Бессонными ночами, уставившись в потолок, освещенный слабым светом масляной лампады, он перебирал в уме сотни способов, как отыскать Талу, и, отбрасывая их один за другим, вдруг подумал о самом простейшем.
Что, если попробовать ее спровоцировать? Притвориться спящим, например? Конечно, она способна отличить по-настоящему спящего человека от притворившегося спящим, проникнув в его ментальное поле, но как раз этим и можно воспользоваться! Его поле постоянно, и днем, и ночью, пока он не спит, прикрыто непроницаемым для нее щитом.
Надо попробовать слегка приоткрыться — ровно настолько, чтобы, попытавшись проникнуть в его мозг, Тала ощутила лишь сонную мешанину образов…
Конечно, это очень опасное дело. Во-первых, он может и в самом деле заснуть, оказавшись в полной власти врага. Во-вторых, тут нужен очень точный расчет: стоит ему ослабить защиту чуть больше, чем нужно, Тала прорвется сквозь нее и овладеет его мозгом. А при слишком сильной защите она почувствует, что он бодрствует.
Тогда все его старания пропадут впустую… Одному ему с этой задачей не справиться. Нужен помощник. И мужчина здесь не годился! Почувствовав присутствие постороннего мужчины в его спальне, Тала не решится на нападение, западня не сработает. Другое дело — женщина…

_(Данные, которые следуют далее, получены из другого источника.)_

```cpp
#define GT 32
__global__ __launch_bounds__(256) void gemm_kernel(const GemmParams p) {
  __shared__ float As[GT][GT + 1], Bs[GT][GT + 1];
  const int bz = blockIdx.z;
  const float* A = p.a + bz * p.a_sb;
  const float* B = p.b + bz * p.b_sb;
  float* C = p.c + bz * p.c_sb;
  const int i0 = blockIdx.y * GT, j0 = blockIdx.x * GT;
  const int tj = threadIdx.x & 31, ti = threadIdx.x >> 5;
  float acc[4] = {0.f, 0.f, 0.f, 0.f};
  for (int l0 = 0; l0 < p.k; l0 += GT) {
    for (int e = threadIdx.x; e < GT * GT; e += 256) {
      const int r = e >> 5, cc = e & 31;
      int ia, la;
      if (p.a_sl == 1) { ia = r; la = cc; } else { ia = cc; la = r; }
      As[ia][la] = (i0 + ia < p.m && l0 + la < p.k) ? A[(i0 + ia) * p.a_si + (l0 + la) * p.a_sl] : 0.f;
      int lb, jb;
      if (p.b_sj == 1) { lb = r; jb = cc; } else { lb = cc; jb = r; }
      Bs[lb][jb] = (l0 + lb < p.k && j0 + jb < p.n) ? B[(l0 + lb) * p.b_sl + (j0 + jb) * p.b_sj] : 0.f;
    }
    __syncthreads();
#pragma unroll 8
    for (int l = 0; l < GT; ++l) {
      const float bv = Bs[l][tj];
#pragma unroll
      for (int q = 0; q < 4; ++q) acc[q] += As[ti * 4 + q][l] * bv;
    }
    __syncthreads();
  }
  const int j = j0 + tj;
  if (j < p.n) {
    const float bj = p.bias ? p.bias[j] : 0.f;
#pragma unroll
    for (int q = 0; q < 4; ++q) {
      const int i = i0 + ti * 4 + q;
      if (i < p.m) {
        float* dst = C + i * p.c_si + j * p.c_sj;
        const float v = acc[q] + bj;
        *dst = p.accumulate ? *dst + v : v;
      }
    }
  }
}

#define SK_COLS 8
#define SK_WAVES 16
__global__ __launch_bounds__(64 * SK_WAVES) void gemm_skinny_kernel(const GemmParams p) {
  __shared__ float red[SK_WAVES][64][SK_COLS];
  const int lane = threadIdx.x & 63, wv = threadIdx.x >> 6;
  const int j0 = blockIdx.x * SK_COLS;
  const int i = min(lane, p.m - 1);
  const float* arow = p.a + (long long)i * p.a_si;
  const int kq = (p.k + SK_WAVES - 1) / SK_WAVES, l_lo = wv * kq, l_hi = min(p.k, l_lo + kq);
  float acc[SK_COLS];
#pragma unroll
  for (int c = 0; c < SK_COLS; ++c) acc[c] = 0.f;
  const float* bcol[SK_COLS];
#pragma unroll
  for (int c = 0; c < SK_COLS; ++c) bcol[c] = p.b + (long long)min(j0 + c, p.n - 1) * p.b_sj;
#pragma unroll 4
  for (int l = l_lo; l < l_hi; ++l) {
    const float av = arow[(long long)l * p.a_sl];
#pragma unroll
    for (int c = 0; c < SK_COLS; ++c) acc[c] = fmaf(av, bcol[c][(long long)l * p.b_sl], acc[c]);
  }
#pragma unroll
  for (int c = 0; c < SK_COLS; ++c) red[wv][lane][c] = acc[c];
  __syncthreads();
  for (int e = threadIdx.x; e < 64 * SK_COLS; e += 64 * SK_WAVES) {
    const int r = e / SK_COLS, c = e - r * SK_COLS, j = j0 + c;
    if (r < p.m && j < p.n) {
      float v = 0.f;
#pragma unroll
      for (int q = 0; q < SK_WAVES; ++q) v += red[q][r][c];
      v += p.bias ? p.bias[j] : 0.f;
      float* dst = p.c + (long long)r * p.c_si + (long long)j * p.c_sj;
      *dst = p.accumulate ? *dst + v : v;
    }
  }
}


__global__ __launch_bounds__(256) void colsum_kernel(const float* __restrict__ dy, int m, int n, float* db,
                                                     int accumulate, int cp) {
  __shared__ float sh[256];
  const int rparts = 256 / cp;
  const int c = threadIdx.x % cp, rp = threadIdx.x / cp;
  const int j = blockIdx.x * cp + c;
  float s = 0.f;
  if (j < n)
    for (int i = rp; i < m; i += rparts) s += dy[(long long)i * n + j];
  sh[threadIdx.x] = s;
  __syncthreads();
  for (int half = rparts >> 1; half > 0; half >>= 1) {
    if (rp < half) sh[threadIdx.x] += sh[threadIdx.x + half * cp];
    __syncthreads();
  }
  if (rp == 0 && j < n) db[j] = accumulate ? db[j] + sh[c] : sh[c];
}

__global__ void splitk_reduce_kernel(const float* __restrict__ part, long long numel, int ksplit,
                                     float* __restrict__ out, int accumulate) {
  for (long long i = blockIdx.x * (long long)blockDim.x + threadIdx.x; i < numel;
       i += (long long)gridDim.x * blockDim.x) {
    float s = 0.f;
    for (int k = 0; k < ksplit; ++k) s += part[(long long)k * numel + i];
    out[i] = accumulate ? out[i] + s : s;
  }
}

__global__ __launch_bounds__(256) void max_points_fwd_kernel(const float* __restrict__ x, int rows, int l,
                                                             float* __restrict__ y, int* __restrict__ idx) {
  const int row = blockIdx.x * 4 + (threadIdx.x >> 6), lane = threadIdx.x & 63;
  if (row >= rows) return;
  const float* p = x + (long long)row * l;
  float best = -INFINITY;
  int bi = 0x7fffffff;
  for (int i = lane; i < l; i += 64) {
    const float v = p[i];
    if (v > best) { best = v; bi = i; }
  }
#pragma unroll
  for (int o = 32; o > 0; o >>= 1) {
    const float ov = __shfl_xor(best, o, 64);
    const int oi = __shfl_xor(bi, o, 64);
    if (ov > best || (ov == best && oi < bi)) { best = ov; bi = oi; }
  }
  if (lane == 0) { y[row] = best; idx[row] = bi; }
}

__global__ __launch_bounds__(256) void max_points_bwd_kernel(const float* __restrict__ dy, const int* __restrict__ idx,
                                                             int rows, int l, float* __restrict__ dx) {
  const long long total = (long long)rows * l;
  for (long long e = blockIdx.x * 256ll + threadIdx.x; e < total; e += 256ll * gridDim.x) {
    const int row = (int)(e / l), i = (int)(e - (long long)row * l);
    dx[e] = (idx[row] == i) ? dy[row] : 0.f;
  }
}

namespace {
int launch_gemm(const GemmParams& p, int batch, hipStream_t s) {
  if (p.m <= 0 || p.n <= 0 || p.k <= 0 || batch <= 0) PCUDA_FAIL(PCUDA_E_BADARG, "gemm: bad dims");
  if (batch == 1 && p.m <= 64 && p.k >= 64) {
    hipLaunchKernelGGL(gemm_skinny_kernel, dim3(cdiv(p.n, SK_COLS)), dim3(64 * SK_WAVES), 0, s, p);
    PCUDA_CHECK_LAUNCH("gemm_skinny_kernel");
    return PCUDA_OK;
  }
  dim3 grid(cdiv(p.n, GT), cdiv(p.m, GT), batch);
  hipLaunchKernelGGL(gemm_kernel, grid, dim3(256), 0, s, p);
  PCUDA_CHECK_LAUNCH("gemm_kernel");
  return PCUDA_OK;
}
}

extern "C" int pcuda_linear_fwd(const float* x, const float* w, const float* b, float* y, int m, int k, int n,
                                pcuda_stream_t s) {
  if (!x || !w || !y) PCUDA_FAIL(PCUDA_E_BADARG, "linear_fwd: null pointer");
  GemmParams p = {x, 0, k, 1, w, 0, 1, k, y, 0, n, 1, b, m, n, k, 0};
  return launch_gemm(p, 1, (hipStream_t)s);
}

extern "C" int pcuda_linear_bwd_x(const float* dy, const float* w, float* dx, int m, int k, int n, int accumulate,
                                  pcuda_stream_t s) {
  if (!dy || !w || !dx) PCUDA_FAIL(PCUDA_E_BADARG, "linear_bwd_x: null pointer");
  GemmParams p = {dy, 0, n, 1, w, 0, k, 1, dx, 0, k, 1, nullptr, m, k, n, accumulate};
  return launch_gemm(p, 1, (hipStream_t)s);
}

extern "C" size_t pcuda_linear_bwd_w_workspace_size(int m, int k, int n) {
  const long long out_elems = (long long)n * k;
  if (m >= 2048 && out_elems <= 65536) {
    int ks = m / 256;
    if (ks > 64) ks = 64;
    return (size_t)(ks + 1) * out_elems * sizeof(float);
  }
  return 0;
}

extern "C" int pcuda_linear_bwd_w(const float* dy, const float* x, float* dw, float* db, int m, int k, int n,
                                  int accumulate, void* workspace, size_t workspace_bytes, pcuda_stream_t s) {
  if (!dy || !x || !dw) PCUDA_FAIL(PCUDA_E_BADARG, "linear_bwd_w: null pointer");
  const long long out_elems = (long long)n * k;
  const size_t need = pcuda_linear_bwd_w_workspace_size(m, k, n);
  int rc;
  if (need > 0 && workspace && workspace_bytes >= need) {
    float* slab = (float*)workspace;
    int ks = m / 256;
    if (ks > 64) ks = 64;
    const int mk = (m + ks - 1) / ks;
    const int full = m / mk;
    GemmParams pb = {dy, (long long)mk * n, 1, n, x, (long long)mk * k, k, 1, slab, out_elems, k, 1, nullptr, n, k, mk, 0};
    rc = launch_gemm(pb, full, (hipStream_t)s);
    if (rc) return rc;
    int nsl = full;
    if (m - full * mk > 0) {
      GemmParams pt = {dy + (long long)full * mk * n, 0, 1, n, x + (long long)full * mk * k, 0, k, 1,
                       slab + (long long)full * out_elems, 0, k, 1, nullptr, n, k, m - full * mk, 0};
      rc = launch_gemm(pt, 1, (hipStream_t)s);
      if (rc) return rc;
      ++nsl;
    }
    hipLaunchKernelGGL(splitk_reduce_kernel, dim3(cdiv(out_elems, 256)), dim3(256), 0, (hipStream_t)s,
                       (const float*)slab, out_elems, nsl, dw, accumulate);
    PCUDA_CHECK_LAUNCH("splitk_reduce_kernel");
  } else {
    GemmParams p = {dy, 0, 1, n, x, 0, k, 1, dw, 0, k, 1, nullptr, n, k, m, accumulate};
    rc = launch_gemm(p, 1, (hipStream_t)s);
    if (rc) return rc;
  }
  if (db) {
    int cp = 1;
    while (cp < n && cp < 64) cp <<= 1;
    hipLaunchKernelGGL(colsum_kernel, dim3(cdiv(n, cp)), dim3(256), 0, (hipStream_t)s, dy, m, n, db, accumulate, cp);
    PCUDA_CHECK_LAUNCH("colsum_kernel");
  }
  return PCUDA_OK;
}

extern "C" int pcuda_bmm(const float* a, const float* bmat, float* c, int batch, int m, int k, int n, int ta, int tb,
                         int accumulate, pcuda_stream_t s) {
  if (!a || !bmat || !c) PCUDA_FAIL(PCUDA_E_BADARG, "bmm: null pointer");
  GemmParams p;
  p.a = a; p.a_sb = (long long)m * k; p.a_si = ta ? 1 : k; p.a_sl = ta ? m : 1;
  p.b = bmat; p.b_sb = (long long)k * n; p.b_sl = tb ? 1 : n; p.b_sj = tb ? k : 1;
  p.c = c; p.c_sb = (long long)m * n; p.c_si = n; p.c_sj = 1;
  p.bias = nullptr; p.m = m; p.n = n; p.k = k; p.accumulate = accumulate;
  return launch_gemm(p, batch, (hipStream_t)s);
}
// ... 18 lines not shown
```

Measured before the change: 786.8 img/s.

## Vectorize wgrad reduce, add LDS-staged skinny GEMM, unroll split-K reduce

```diff
diff --git a/include/pcuda_hip.h b/include/pcuda_hip.h
--- a/include/pcuda_hip.h
+++ b/include/pcuda_hip.h
@@ -108,6 +108,7 @@
                                long long dy_sn, long long dy_sc, float* dw, float* db, int accumulate,
                                void* workspace, size_t workspace_bytes, pcuda_reduce_job* job, pcuda_stream_t s);
 int pcuda_wgrad_reduce_batch(const pcuda_reduce_job* host_jobs, int njobs, pcuda_stream_t s);
+int pcuda_wgrad_reduce_bounds(const pcuda_reduce_job* job, long long* out4);
 
 int pcuda_bn_finalize(const float* partials, int ntiles, int c, long long count, const float* gamma,
                       const float* beta, float eps, float momentum, float* running_mean, float* running_var,
diff --git a/pointcloududa_amd/_lib.py b/pointcloududa_amd/_lib.py
--- a/pointcloududa_amd/_lib.py
+++ b/pointcloududa_amd/_lib.py
@@ -77,6 +77,7 @@
     "pcuda_conv2d_wgrad_partial": (i32, [C.POINTER(ConvGeom), i32, C.POINTER(Src), vp, i64, i64, vp, vp, i32, vp, sz,
                                          C.POINTER(ReduceJob), vp]),
     "pcuda_wgrad_reduce_batch": (i32, [C.POINTER(ReduceJob), i32, vp]),
+    "pcuda_wgrad_reduce_bounds": (i32, [C.POINTER(ReduceJob), C.POINTER(i64)]),
     "pcuda_bn_finalize": (i32, [vp, i32, i32, i64, vp, vp, f32, f32, vp, vp, vp, vp, vp, vp, vp]),
     "pcuda_bn_stats": (i32, [vp, i64, i64, i32, i32, i64, vp, C.POINTER(i32), vp]),
     "pcuda_bn_apply": (i32, [vp, i64, i64, vp, vp, i32, vp, i64, i64, i32, i32, i64, vp]),
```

Во всей империи он знал одну единственную женщину, которой мог бы довериться в таком опасном деле.
ГЛАВА 31
Танаев отпустил карету и конную охрану за квартал до дома Квинкадзе. Подчеркивать свое особое положение перед Леоной он не собирался. Он приехал просить о помощи и подозревал, что убедить девушку оказать ему эту странную услугу, которая ему требовалась, будет нелегко.

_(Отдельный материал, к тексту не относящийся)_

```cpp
struct SceneView {
    const Instance* instances;
    const MeshSpan* spans;
    const Vertex* vertices;
    const uint* indices;
    const PointLight* point_lights;
    const DirectionalLight* directional_lights;
    const TriLight* tri_lights;
    const TextureInfo* tex_infos;
    const uint8_t* texels;
    const f4* envmap;
    const AliasEntry* alias_table;
    const CameraData* cameras;
    const CameraData* prev_cameras;
    const MeshSpan* obj_spans;
    const Vertex* obj_vertices;
    const ShadeTri* shade_tris;
    const f4* shade_tangents;
    const TriRecord* tris;
    const AlphaTri* alpha_tris;
    const Bvh4Node* nodes4;
    f4 environment_factor;
    int environment_proj;
    uint instance_count, point_light_count, directional_light_count, tri_light_count;
    uint env_w, env_h;
    uint tri_count, node_count;
    uint wide_textures;
};
TR_HD const TlasLeaf* tlas_leaves(const SceneView& sv) { return reinterpret_cast<const TlasLeaf*>(sv.nodes4 + sv.node_count); }

#define TR_LIGHT_KAPPA 0.001953125f
struct alignas(16) LightTreeHeader { uint use_tree, node_count, leaf_count, pad; };
static_assert(sizeof(LightTreeHeader) == 16, "light tree header layout");
TR_HD size_t light_tree_node_offset(uint point_light_count) { return ((size_t)point_light_count * sizeof(PointLight) + sizeof(LightTreeHeader) + 127) & ~(size_t)127; }
TR_HD size_t light_allocation_bytes(uint point_light_count) {
    return light_tree_node_offset(point_light_count) + (size_t)(point_light_count > 1 ? point_light_count - 1 : 1) * sizeof(Bvh4Node);
}
TR_HD const LightTreeHeader* light_tree_header(const SceneView& sv) { return reinterpret_cast<const LightTreeHeader*>(sv.point_lights + sv.point_light_count); }
TR_HD const Bvh4Node* light_tree_nodes(const SceneView& sv) {
    return reinterpret_cast<const Bvh4Node*>(reinterpret_cast<const char*>(sv.point_lights) + light_tree_node_offset(sv.point_light_count));
}

}
```

tauray_amd/csrc/path_tracer.hip:

```cpp
#include <cstdio>
#include <cstdlib>
#include <type_traits>
#include <vector>

#include "pt_kernels.h"
#include "resolve_kernel.h"
#include "specialize.h"
#include "build_id.inc"

namespace tr {

namespace {

#ifndef TR_CLOSEST_WAVES
#define TR_CLOSEST_WAVES 6
#endif
#ifndef TR_SHADOW_WAVES
#define TR_SHADOW_WAVES 8
#endif
#ifndef TR_CLOSEST_WAVES_2L
#define TR_CLOSEST_WAVES_2L 5
#endif
#ifndef TR_SHADOW_WAVES_2L
#define TR_SHADOW_WAVES_2L 6
#endif

template <bool COUNT, bool SOLO, bool WIDE = true, bool TWO_LEVEL = false>
__global__ __launch_bounds__(KB, TWO_LEVEL ? TR_CLOSEST_WAVES_2L : TR_CLOSEST_WAVES) void k_trace_closest(SceneView sv, PtParams P, PathBuffers pb, int bounce, const uint* queue,
                                                      uint* bc) {
    if (!WIDE) sv.wide_textures = 0;
    __shared__ int s_stack_rows[TR_STACK_WORDS];
    int* const s_stack = s_stack_rows + TR_STACK_ROW0;
    __shared__ int s_owner[(KB / 64) * TR_OWNER_WORDS];
    TL(__shared__ uint s_tl[(KB / 64) * TL_WORDS]; for (uint i = threadIdx.x; i < (KB / 64) * TL_WORDS; i += KB) s_tl[i] = 0; __syncthreads();)
    const QuadCtx qc = make_quad_ctx(s_stack, s_owner, pb TL(, s_tl));
    const uint n = queue ? bc[BC_QUEUE] : P.n_ids;
    TraceStats st = {};
    uint rays = 0, max_vis = 0;
    int overflow = 0;
    const uint wave_id = (blockIdx.x * KB + threadIdx.x) >> 6, n_waves = (gridDim.x * KB) >> 6;
    bool first = true;
    while (true) {
        uint base = 0;
        if (first) base = wave_id * 64u;
        else {
            if (n <= n_waves * 64u) break;
            if ((threadIdx.x & 63) == 0) base = n_waves * 64u + atomicAdd(&bc[BC_CUR_CLOSEST], 64u);
            base = __shfl(base, 0);
        }
        first = false;
        if (base >= n) break;
        closest_lane<COUNT, TWO_LEVEL>(sv, P, pb, bounce, queue, base + (threadIdx.x & 63), n, s_stack + threadIdx.x, qc, st, overflow, max_vis, rays);
    }
    flush_trace_counters<COUNT>(P, pb, overflow, 1000 + bounce, rays, 0u, st, max_vis);
    TL(__syncthreads(); for (uint i = threadIdx.x; i < (KB / 64) * TL_WORDS; i += KB) if (s_tl[i]) atomicAdd(&g_timeline[i % TL_WORDS], (unsigned long long)s_tl[i]);)
}

template <bool COUNT, bool WIDE = true, bool TWO_LEVEL = false>
__global__ __launch_bounds__(KB, TWO_LEVEL ? TR_SHADOW_WAVES_2L : TR_SHADOW_WAVES) void k_trace_shadow(SceneView sv, PtParams P, PathBuffers pb, uint* bc) {
    if (!WIDE) sv.wide_textures = 0;
    __shared__ int s_stack_rows[TR_STACK_WORDS];
    int* const s_stack = s_stack_rows + TR_STACK_ROW0;
    __shared__ int s_owner[(KB / 64) * TR_OWNER_WORDS];
    const QuadCtx qc = make_quad_ctx(s_stack, s_owner, pb);
    const uint n = bc[BC_SHADOW];
    TraceStats st = {};
    uint rays = 0;
    int overflow = 0;
    const uint wave_id = (blockIdx.x * KB + threadIdx.x) >> 6, n_waves = (gridDim.x * KB) >> 6;
    bool first = true;
    while (true) {
// ... 15 lines not shown
#define TR_TAIL_PIECES 0
#endif
#ifndef TR_TAIL16_DIV
#define TR_TAIL16_DIV 8
#endif
#ifndef TR_TAIL32_DIV
#define TR_TAIL32_DIV 8
#endif
template <bool WIDE, bool TWO_LEVEL = false>
__global__ __launch_bounds__(KB, TWO_LEVEL ? TR_CLOSEST_WAVES_2L : TR_CLOSEST_WAVES) void k_trace_fused(SceneView sv, PtParams P, PathBuffers pb, int bounce, const uint* queue,
                                                                      uint* bc, uint* bc_prev) {
    if (!WIDE) sv.wide_textures = 0;
    __shared__ int s_stack_rows[TR_STACK_WORDS];
    int* const s_stack = s_stack_rows + TR_STACK_ROW0;
    __shared__ int s_owner[(KB / 64) * TR_OWNER_WORDS];
    const QuadCtx qc = make_quad_ctx(s_stack, s_owner, pb);
    const uint nc = bc[BC_QUEUE], ns = bc_prev[BC_SHADOW];
    const uint chunks_c = (nc + 63u) >> 6, total = chunks_c + ((ns + 63u) >> 6);
    TraceStats st = {};
    uint closest_rays = 0, shadow_rays = 0, max_vis = 0;
    int overflow = 0;
    const uint wave_id = (blockIdx.x * KB + threadIdx.x) >> 6, n_waves = (gridDim.x * KB) >> 6;
#if TR_TAIL_PIECES
    const uint dyn = total > n_waves ? total - n_waves : 0u;
    const uint tail16 = dyn < n_waves / TR_TAIL16_DIV ? dyn : n_waves / TR_TAIL16_DIV;
    const uint tail32 = dyn - tail16 < n_waves / TR_TAIL32_DIV ? dyn - tail16 : n_waves / TR_TAIL32_DIV;
    const uint full = total - tail16 - tail32, pieces = full + 2u * tail32 + 4u * tail16;
#else
    const uint pieces = total;
#endif
    bool first = true;
    while (true) {
        uint p = 0;
        if (first) p = wave_id;
        else {
            if (pieces <= n_waves) break;
            if ((threadIdx.x & 63) == 0) p = n_waves + atomicAdd(&bc[BC_CUR_CLOSEST], 1u);
            p = __shfl(p, 0);
        }
        first = false;
        if (p >= pieces) break;
        uint g = p, off = 0u, size = 64u;
#if TR_TAIL_PIECES
        if (p >= full) {
            const uint q = p - full;
            if (q < 2u * tail32) { g = full + (q >> 1); off = (q & 1u) << 5; size = 32u; }
            else { const uint r = q - 2u * tail32; g = full + tail32 + (r >> 2); off = (r & 3u) << 4; size = 16u; }
        }
#endif
        const uint lane = threadIdx.x & 63;
        const uint slot = lane < size ? off + lane : 0xFFFFFFFFu;
        if (g < chunks_c) closest_lane<false, TWO_LEVEL>(sv, P, pb, bounce, queue, slot == 0xFFFFFFFFu ? slot : (g << 6) + slot, nc, s_stack + threadIdx.x, qc, st, overflow, max_vis, closest_rays);
        else shadow_lane<false, TWO_LEVEL>(sv, P, pb, slot == 0xFFFFFFFFu ? slot : ((g - chunks_c) << 6) + slot, ns, s_stack + threadIdx.x, qc, st, overflow, shadow_rays);
    }
    flush_trace_counters<false>(P, pb, overflow, 3000 + bounce, closest_rays, shadow_rays, st, max_vis);
}
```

Едва он позвонил и привратник объявил по внутренней связи, какой гость к ним пожаловал, как в доме поднялась суета, которой он так стремился избежать.
Квинкадзе встретил его на пороге усадьбы. Танаев впервые видел отца Леоны, седовласого благородного старца, которого представлял себе почему-то значительно моложе.

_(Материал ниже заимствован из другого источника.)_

@@ -643,8 +657,10 @@
             const int m = m0 + row;
             Vec16<T> v = *reinterpret_cast<const Vec16<T>*>(mine + row * P + chunk * 16);
             if (m < M && n < Nout) {
+                int orw, rrow;
+                ops.row_at(it, orw, rrow);
                 if (has_res) {
-                    const Vec16<T> rr = ops.res_row(it);
+                    const Vec16<T> rr = ops.res_row(it, rrow);
 #pragma unroll
                     for (int e = 0; e < EPV; ++e) v.set(e, v.get(e) + rr.get(e));
                 }
@@ -653,13 +669,13 @@
                     for (int e = 0; e < EPV; ++e) v.set(e, v.get(e) + bb[e]);
                 }
                 if (br.gelu_bwd) {
-                    const Vec16<T> hv = ops.y_row(it);
+                    const Vec16<T> hv = ops.y_row(it, orw);
 #pragma unroll
                     for (int e = 0; e < EPV; ++e) {
                         v.set(e, v.get(e) * gelu_slope<T>(hv.get(e)));
                     }
                 }
-                const size_t orow = (size_t)br.map.row(m);
+                const size_t orow = (size_t)orw;
                 epi_store_row(o + orow * Nout + n, v);
                 if (ao) {
                     Vec16<T> ga;
diff --git a/face-recognition-pytorch_amd/frhip/csrc/igemm_nt.hip b/face-recognition-pytorch_amd/frhip/csrc/igemm_nt.hip
--- a/face-recognition-pytorch_amd/frhip/csrc/igemm_nt.hip
+++ b/face-recognition-pytorch_amd/frhip/csrc/igemm_nt.hip
@@ -110,6 +110,59 @@
     return check_launch("igemm_nt");
 }
 
+struct ParityClass {
+    int par_a, par_b, hc, wc, par_r0, par_s0, M, ksteps;
+    FastDiv d_img, d_row;
+    OutMap map;
+    uint32_t tile0, tiles, stat_row0;
+};
+struct ParityTable { ParityClass cls[4]; };
+
+template <typename T, int WM, int WN, int MT>
+__global__ __launch_bounds__(64 * WM * WN, (WM * WN) / 4) void nt_parity_kernel(NtGeom g, ParityTable tab, const void* __restrict__ a,
+                                                                  const void* __restrict__ b, void* __restrict__ out,
+                                                                  const void* __restrict__ res, float* __restrict__ stats,
+                                                                  EpiBnRed br, int ntiles) {
+    extern __shared__ __attribute__((aligned(16))) char smem[];
+    ParityClass pc = tab.cls[0];
+#pragma unroll
+    for (int i = 1; i < 4; ++i)
+        if (blockIdx.x >= tab.cls[i].tile0) pc = tab.cls[i];
+    g.par_a = pc.par_a; g.par_b = pc.par_b; g.hc = pc.hc; g.wc = pc.wc; g.par_r0 = pc.par_r0; g.par_s0 = pc.par_s0;
+    g.M = pc.M; g.ksteps = pc.ksteps; g.ksteps_per_split = pc.ksteps; g.d_img = pc.d_img; g.d_row = pc.d_row;
+    br.map = pc.map;
+    if (stats) stats += (size_t)pc.stat_row0 * 2 * g.Nout;
+    nt_tile<T, WM, WN, MT, EPI_STORE>(g, a, b, out, res, stats, br, ntiles, blockIdx.x - pc.tile0, pc.tiles, smem);
+}
+
+template <typename T, int WM, int WN, int MT>
+static int nt_parity_launch(const NtGeom& g, const NtGeom (&gc)[4], const OutMap (&map)[4], const void* a, const void* b, void* out,
+                            const void* res, float* stats, const EpiBnRed& br, hipStream_t stream) {
+    typedef NtTile<T, WM, WN, MT> Tile;
+    const int ntiles = (g.Nout + Tile::BN - 1) / Tile::BN;
+    ParityTable tab;
+    uint32_t stat_row0[4], row = 0;
+    for (int cls = 0; cls < 4; ++cls) { stat_row0[cls] = row; row += (uint32_t)((gc[cls].M + Tile::BM - 1) / Tile::BM); }
+    long long total = 0;
+    int slot = 0;
+    for (int cls = 3; cls >= 0; --cls) {
+        if (gc[cls].M == 0) continue;
+        ParityClass& pc = tab.cls[slot++];
+        const NtGeom& c = gc[cls];
+        pc.par_a = c.par_a; pc.par_b = c.par_b; pc.hc = c.hc; pc.wc = c.wc; pc.par_r0 = c.par_r0; pc.par_s0 = c.par_s0;
+        pc.M = c.M; pc.ksteps = c.ksteps; pc.d_img = c.d_img; pc.d_row = c.d_row; pc.map = map[cls];
+        pc.tile0 = (uint32_t)total; pc.tiles = (uint32_t)((c.M + Tile::BM - 1) / Tile::BM) * (uint32_t)ntiles; pc.stat_row0 = stat_row0[cls];
+        total += pc.tiles;
+    }
+    for (; slot < 4; ++slot) { tab.cls[slot] = tab.cls[0]; tab.cls[slot].tile0 = 0xffffffffu; }
+    if (total > 0x7fffffffLL) { set_error("igemm_nt: too many tiles for one launch"); return FRHIP_EINVAL; }
+    const int lds = Tile::template lds_bytes<T>();
+    auto kern = nt_parity_kernel<T, WM, WN, MT>;
+    if (set_dynamic_lds(reinterpret_cast<const void*>(kern), lds, "igemm_nt")) return FRHIP_ELAUNCH;
+    hipLaunchKernelGGL(kern, dim3((unsigned)total), dim3(Tile::THREADS), lds, stream, g, tab, a, b, out, res, stats, br, ntiles);
+    return check_launch("igemm_nt");
+}
+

— Мы так рады вашему визиту, господин канцлер! У меня нет слов, чтобы выразить свою признательность за восстановленную справедливость! Я всегда был предан империи и не понимаю, за что попал в опалу. Наш дом… За время нашего отсутствия здесь как будто устроили свое стойбище варвары, боюсь, после этого я не смогу принять вас так, как подобает!
— Забудем об этом. Многое изменилось с тех пор. Мне каждый день приходится исправлять ошибки, допущенные прежним канцлером.
Танаев старался не показать, что ему приятны слова благодарности в устах этого старика, но ему очень хотелось, чтобы его визит выглядел как можно менее официальным, однако это почему-то не слишком получалось.
— У меня важное дело к вашей дочери. Вы позволите поговорить с ней наедине?
— Государственное дело, как я понимаю? — с невинной улыбкой произнес Квинкадзе.
— У меня теперь все дела государственные! — И оба, преодолев неловкость первых минут, улыбнулись друг другу почти заговорщицки.
Леона приняла его в гостиной, и по ее бесстрастному лицу, освещенному казенной улыбкой, Глеб сразу же понял, что разговор, который ему предстоял, будет намного труднее, чем он рассчитывал.